Croyder, the former prosecutor, said his assessment was “best kept in house.”

Bernstein, who vowed during his campaign to get in the courtroom and personally try cases, picked this case as his first, to the chagrin of some of his police supporters.

Defense attorneys for Francis and Smith argued at trial that they were interviewing the teens and dropped them off where they asked to be let out. They said the boys made up the stories about being abducted for fear of being labeled neighborhood “snitches.”

Michael Belsky, an attorney for the Fraternal Order of Police’s law firm who represented Francis, said during the trial that the case should have been handled as an internal disciplinary case. In a trial that at times became confrontational, Belsky and Smith’s attorney, Kenneth Ravenell, repeatedly accused Bernstein and Assistant Prosecutor Michelle Martin of misconduct and inappropriate remarks.

On Wednesday, Smith and Francis were sentenced to 18 months’ probation and 250 hours of community service. Belsky said of the email, “It’s a lot to digest.” Ravenell had no comment.

Bernstein acknowledges in the email that the case was flawed. “The case [how should I put it?] had some issues,” he writes, describing inconsistent statements given by the juvenile victims during multiple interviews. Later, he writes, “I could go on and on, but I suspect most of you are thinking, ‘Welcome to the State’s Attorney’s Office.'”

Referring to how the case was charged, Bernstein writes that there were “some rather novel charging decisions.” But he did not refile or adjust the charges before trial, which prosecutors have the option to do.

The email concludes: “Your boss … was trying his first case in a long, long time. Hopefully, I did not embarrass those of you who have been doing this for a while.”

It adds: “Can’t wait for the next one.”

Excerpts from Bernstein email

“The case (how should I put it?) had some issues … Our ‘crack’ IID detective neglected to tell us about recorded interviews of three witnesses that we discovered during the trial. She also began her examination by defense counsel (we certainly did not call her) by denying she had testified in the grand jury. … Michelle told the detective 4 times to read her friggin’ file, which she refused to do. I could go on and on, but I suspect most of you are thinking, ‘Welcome to the State’s Attorney’s Office.”
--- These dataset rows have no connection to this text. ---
@@ -283,7 +283,7 @@
     const WgradArgs wa = make_wgrad_args<T>(h, Ba);
     const int nwx = dense ? wgrad_blocks(wa) : 0;
     const int nsc = !sparse ? 0 : (h->bag ? (int)(((size_t)h->F * (SORT_N / WCH) * (h->rw / 4) + 255) / 256)
-                                          : scat1_blocks(sa, h->scat_slot));
+                                          : scat1_blocks(sa, h->scat_form));
     SortArgs so{h->next_ids, h->next_B, h->F, h->n_rows, h->slot[nxt].rec, h->slot[nxt].owner_cnt,
                 have_next ? 4 * h->F : 0, h->skeys, nullptr, nullptr, 0, h->sort_merge4};
     const dim3 grid(so.nblk + nwx * h->splitk + nsc);
@@ -603,7 +603,7 @@
     }
     {
         ProfScope ps(h, "scatter", h->st);
-        const int nblk = scat1_blocks(sa, h->scat_slot);
+        const int nblk = scat1_blocks(sa, h->scat_form);
         hipLaunchKernelGGL(k_scat1, dim3(nblk), dim3(256), 0, h->st, sa);
     }
     {
@@ -668,7 +668,7 @@
         ProfScope ps(h, "scatter_global", h->st);
         ScatArgs sa = make_scat_args(h, sl, N2);
         sa.gxp = gxp_g;
-        const int nblk = scat1_blocks(sa, h->scat_slot);
+        const int nblk = scat1_blocks(sa, h->scat_form);
         hipLaunchKernelGGL(k_scat1, dim3(nblk), dim3(256), 0, h->st, sa);
         hipLaunchKernelGGL(k_scat2, dim3(N2 > 4096 ? 256 : 64), dim3(256), 0, h->st, sa);
     }
@@ -780,6 +780,12 @@
 uint64_t fnn_cfg_size(void) { return (uint64_t)sizeof(fnn_cfg); }
 
 const char* fnn_last_error(const fnn_handle* h) { return h ? h->err.c_str() : g_create_err.c_str(); }
+
+const char* fnn_scat1_form(void)
+{
+    const int f = scat1_form_env(-1);
+    return f == SCAT1_SLOT ? "slot" : f == SCAT1_QUARTER ? "quarter" : f == SCAT1_HALF ? "half" : "default";
+}
 
 int fnn_create(const fnn_cfg* cfg, fnn_handle** out)
 {
@@ -830,9 +836,9 @@
     h->bf16 = cfg->precision == FNN_PREC_BF16; h->split = cfg->precision == FNN_PREC_BF16X3;
     if (const char* ev = getenv("FNN_NO_FUSE")) h->fused = !(ev[0] == '1');
     if (const char* ev = getenv("FNN_ROLE_OFF")) h->role_off = atoi(ev);
-    h->scat_slot = scat1_form_env();
+    h->scat_form = scat1_form_env();
     h->sort_merge4 = sort_merge4_env(h->bag ? 0 : 1);
-    const bool steps3 = h->fused && mlp_shape_ok(h) && !h->bag && !h->scat_slot && !h->split && h->Bmax <= SORT_N;
+    const bool steps3 = h->fused && mlp_shape_ok(h) && !h->bag && h->scat_form != SCAT1_SLOT && !h->split && h->Bmax <= SORT_N;
     if (steps3) h->splitk = 8;
     const bool lds_dflt = steps3 && h->bf16 && h->ldT / 4 / Traits<bf16_t>::KS >= WGRAD_LDS_S;
     h->wgrad_lds = wgrad_form == WGRAD_LDS || (wgrad_form == -1 && lds_dflt) ? 1 : 0;
diff --git a/deep-ctr_amd/csrc/fnn_kernels.hip.h b/deep-ctr_amd/csrc/fnn_kernels.hip.h
--- a/deep-ctr_amd/csrc/fnn_kernels.hip.h
+++ b/deep-ctr_amd/csrc/fnn_kernels.hip.h
@@ -1657,8 +1657,9 @@
     int rw;
     const int* tag_shared; int stamp;
     int gxf;
-    int slot_form;
+    int form;
 };
+enum { SCAT1_QUARTER = 0, SCAT1_SLOT = 1, SCAT1_HALF = 2 };
 __device__ __forceinline__ void atomic_add4(float* p, float a, float b, float c, float d) {
     atomicAdd(p, a); atomicAdd(p + 1, b); atomicAdd(p + 2, c); atomicAdd(p + 3, d);
 }
@@ -1778,23 +1779,100 @@
     }
 }
 
+__device__ __forceinline__ double lane_below(const double v)
+{
+    const int lo = __builtin_amdgcn_update_dpp(0, __double2loint(v), 0xA0, 0xf, 0xf, false);
+    const int hi = __builtin_amdgcn_update_dpp(0, __double2hiint(v), 0xA0, 0xf, 0xf, false);
+    return __hiloint2double(hi, lo);
+}
+
+__device__ __forceinline__ void scat1h_body(const ScatArgs& sa, const int blk)
+{
+    const int N2 = sa.N2, NQ = N2 >> 4, nq = (sa.K + 3) >> 2;
+    const int gid = blk * 256 + (int)threadIdx.x;
+    const int half = gid & 1, cq = gid >> 1;
+    const int chunk = cq / nq, q = cq % nq;
+    if (chunk >= sa.F * NQ) return;
+    const int f = chunk / NQ, qc = chunk % NQ, base = qc * 16, hb = base + 8 * half;
+    const int lim = sa.K - 4 * q;
+    const double* __restrict__ cpow = sa.cpow; const double lr = sa.lr;
+    int4 r[8];
+#pragma unroll
+    for (int j = 0; j < 8; ++j) r[j] = sa.rec[(size_t)f * N2 + hb + j];
+    float4 g[8], wold[8];
+    double wd[8], cs[8];
+#pragma unroll
+    for (int j = 0; j < 8; ++j) {
+        const int pos = hb + j;
+        const bool live = r[j].x >= 0;
+        g[j] = *reinterpret_cast<const float4*>(sa.gxp + (size_t)(live ? r[j].y : 0) * sa.K1p + f * SLOT + 4 * q);
+        const bool need = live && pos + 1 == r[j].w && r[j].z >= base;
+        wold[j] = *reinterpret_cast<const float4*>(sa.table16 + (size_t)(need ? r[j].x : 0) * SLOT + 4 * q);
+        wd[j] = cpow[live ? r[j].w - 1 - pos : 0];
+        cs[j] = cpow[need ? r[j].w - r[j].z : 0];
+    }
+    if (lim < 4) {
+#pragma unroll
+        for (int j = 0; j < 8; ++j) {
+            if (lim < 2) g[j].y = 0.f;
+            if (lim < 3) g[j].z = 0.f;
+            g[j].w = 0.f;
+        }
+    }
+    double a0 = 0, a1 = 0, a2 = 0, a3 = 0;
+#pragma unroll
+    for (int j = 0; j < 8; ++j) {
+        if (r[j].x < 0) continue;
+        a0 += (double)g[j].x * wd[j]; a1 += (double)g[j].y * wd[j]; a2 += (double)g[j].z * wd[j]; a3 += (double)g[j].w * wd[j];
+        if (hb + j + 1 == r[j].w) a0 = a1 = a2 = a3 = 0;
+    }
+    a0 = lane_below(a0); a1 = lane_below(a1); a2 = lane_below(a2); a3 = lane_below(a3);
+    if (!half) a0 = a1 = a2 = a3 = 0;
+#pragma unroll
+    for (int j = 0; j < 8; ++j) {
+        if (r[j].x < 0) continue;
+        a0 += (double)g[j].x * wd[j]; a1 += (double)g[j].y * wd[j]; a2 += (double)g[j].z * wd[j]; a3 += (double)g[j].w * wd[j];
+        const int pos = hb + j, s = r[j].z, e = r[j].w;
+        if (pos + 1 != e && pos + 1 != base + 16) continue;
+        if (s >= base && e <= base + 16) {
+            float4 o = make_float4((float)((double)wold[j].x * cs[j] - lr * a0), (float)((double)wold[j].y * cs[j] - lr * a1),
+                                   (float)((double)wold[j].z * cs[j] - lr * a2), (float)((double)wold[j].w * cs[j] - lr * a3));
+            if (lim < 4) {
+                if (lim < 2) o.y = wold[j].y;
+                if (lim < 3) o.z = wold[j].z;
+                o.w = wold[j].w;
+            }
+            *reinterpret_cast<float4*>(sa.table16 + (size_t)r[j].x * SLOT + 4 * q) = o;
+        } else {
+            const int which = (s < base) ? 0 : 1;
+            double* pp = sa.part + (((size_t)f * NQ + qc) * 2 + which) * SLOT + 4 * q;
+            pp[0] = a0; pp[1] = a1; pp[2] = a2; pp[3] = a3;
+            if (which == 1 && q == 0) sa.owners[atomicAdd(sa.owner_cnt, 1)] = make_int4(f, s, e, r[j].x);
+        }
+        a0 = a1 = a2 = a3 = 0;
+    }
+}
+
 static __global__ __launch_bounds__(256) void k_scat1(const ScatArgs sa)
 {
-    if (sa.slot_form) scat1_body(sa, blockIdx.x);
+    if (sa.form == SCAT1_SLOT) scat1_body(sa, blockIdx.x);
+    else if (sa.form == SCAT1_HALF) scat1h_body(sa, blockIdx.x);
     else scat1q_body(sa, blockIdx.x);
 }
 
-inline int scat1_blocks(ScatArgs& sa, const int slot_form)
+inline int scat1_blocks(ScatArgs& sa, const int form)
 {
     const bool vec_ok = ((uintptr_t)sa.gxp | (uintptr_t)sa.table16) % 16 == 0 && sa.K1p % 4 == 0;
-    sa.slot_form = (slot_form || !vec_ok) ? 1 : 0;
-    const size_t nthr = sa.slot_form ? (size_t)sa.F * sa.N2 : (size_t)sa.F * (sa.N2 / 16) * ((sa.K + 3) / 4);
+    sa.form = vec_ok ? form : SCAT1_SLOT;
+    const size_t nquarters = (size_t)sa.F * (sa.N2 / 16) * ((sa.K + 3) / 4);
+    const size_t nthr = sa.form == SCAT1_SLOT ? (size_t)sa.F * sa.N2 : sa.form == SCAT1_HALF ? 2 * nquarters : nquarters;
     return (int)((nthr + 255) / 256);
 }
-inline int scat1_form_env()
+inline int scat1_form_env(const int dflt = SCAT1_HALF)
 {
     const char* e = getenv("FNN_SCAT1_FORM");
-    return e && !strcmp(e, "slot") ? 1 : 0;
+    if (!e) return dflt;
+    return !strcmp(e, "slot") ? SCAT1_SLOT : !strcmp(e, "quarter") ? SCAT1_QUARTER : !strcmp(e, "half") ? SCAT1_HALF : dflt;
 }
 
 __device__ __forceinline__ void scat2_body(const ScatArgs& sa, const int blk, const int nblk, double (*s_sum)[16])
diff --git a/deep-ctr_amd/csrc/fnn_step_kernels.hip.h b/deep-ctr_amd/csrc/fnn_step_kernels.hip.h
--- a/deep-ctr_amd/csrc/fnn_step_kernels.hip.h
+++ b/deep-ctr_amd/csrc/fnn_step_kernels.hip.h
@@ -229,7 +229,8 @@
         wgrad_body<T, WF>(wa, w % nwx, w / nwx, smem);
     }
     else if (sa.rw != SLOT) scatw1_body(sa, b - so.nblk - nw);
-    else if (sa.slot_form) scat1_body(sa, b - so.nblk - nw);
+    else if (sa.form == SCAT1_SLOT) scat1_body(sa, b - so.nblk - nw);
+    else if (sa.form == SCAT1_HALF) scat1h_body(sa, b - so.nblk - nw);
     else scat1q_body(sa, b - so.nblk - nw);
 }
 
diff --git a/deep-ctr_amd/csrc/ipnn_api.hip b/deep-ctr_amd/csrc/ipnn_api.hip
--- a/deep-ctr_amd/csrc/ipnn_api.hip
+++ b/deep-ctr_amd/csrc/ipnn_api.hip
@@ -1375,7 +1375,7 @@
     int group_xcd = 1;
     int strip_rot = 1, fwd_skip = 0;
     int wide_nf = 2, wide_nw = 8;
-    int scat_slot = 0;
+    int scat_form = SCAT1_HALF;
     int sort_merge4 = 1;
     bool wt = true;
     int tail_fuse = 1;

“Judge Doory (who otherwise ran an excellent trial; very impressive) stated, in essence, that he did not believe police officers were capable of ever being guilty of kidnapping, false imprisonment and assault, because by definition, this is what they do every day (I am not making this up).”

Speaking of two fellow prosecutors who helped with the case:

“Michelle Martin and Paul Pineau did a superb job of making your boss look good (and isn’t that what this is all about?) who was trying his first case as a prosecutor in a long, long time. Hopefully, I did not embarrass those of you who have been doing this for a while.”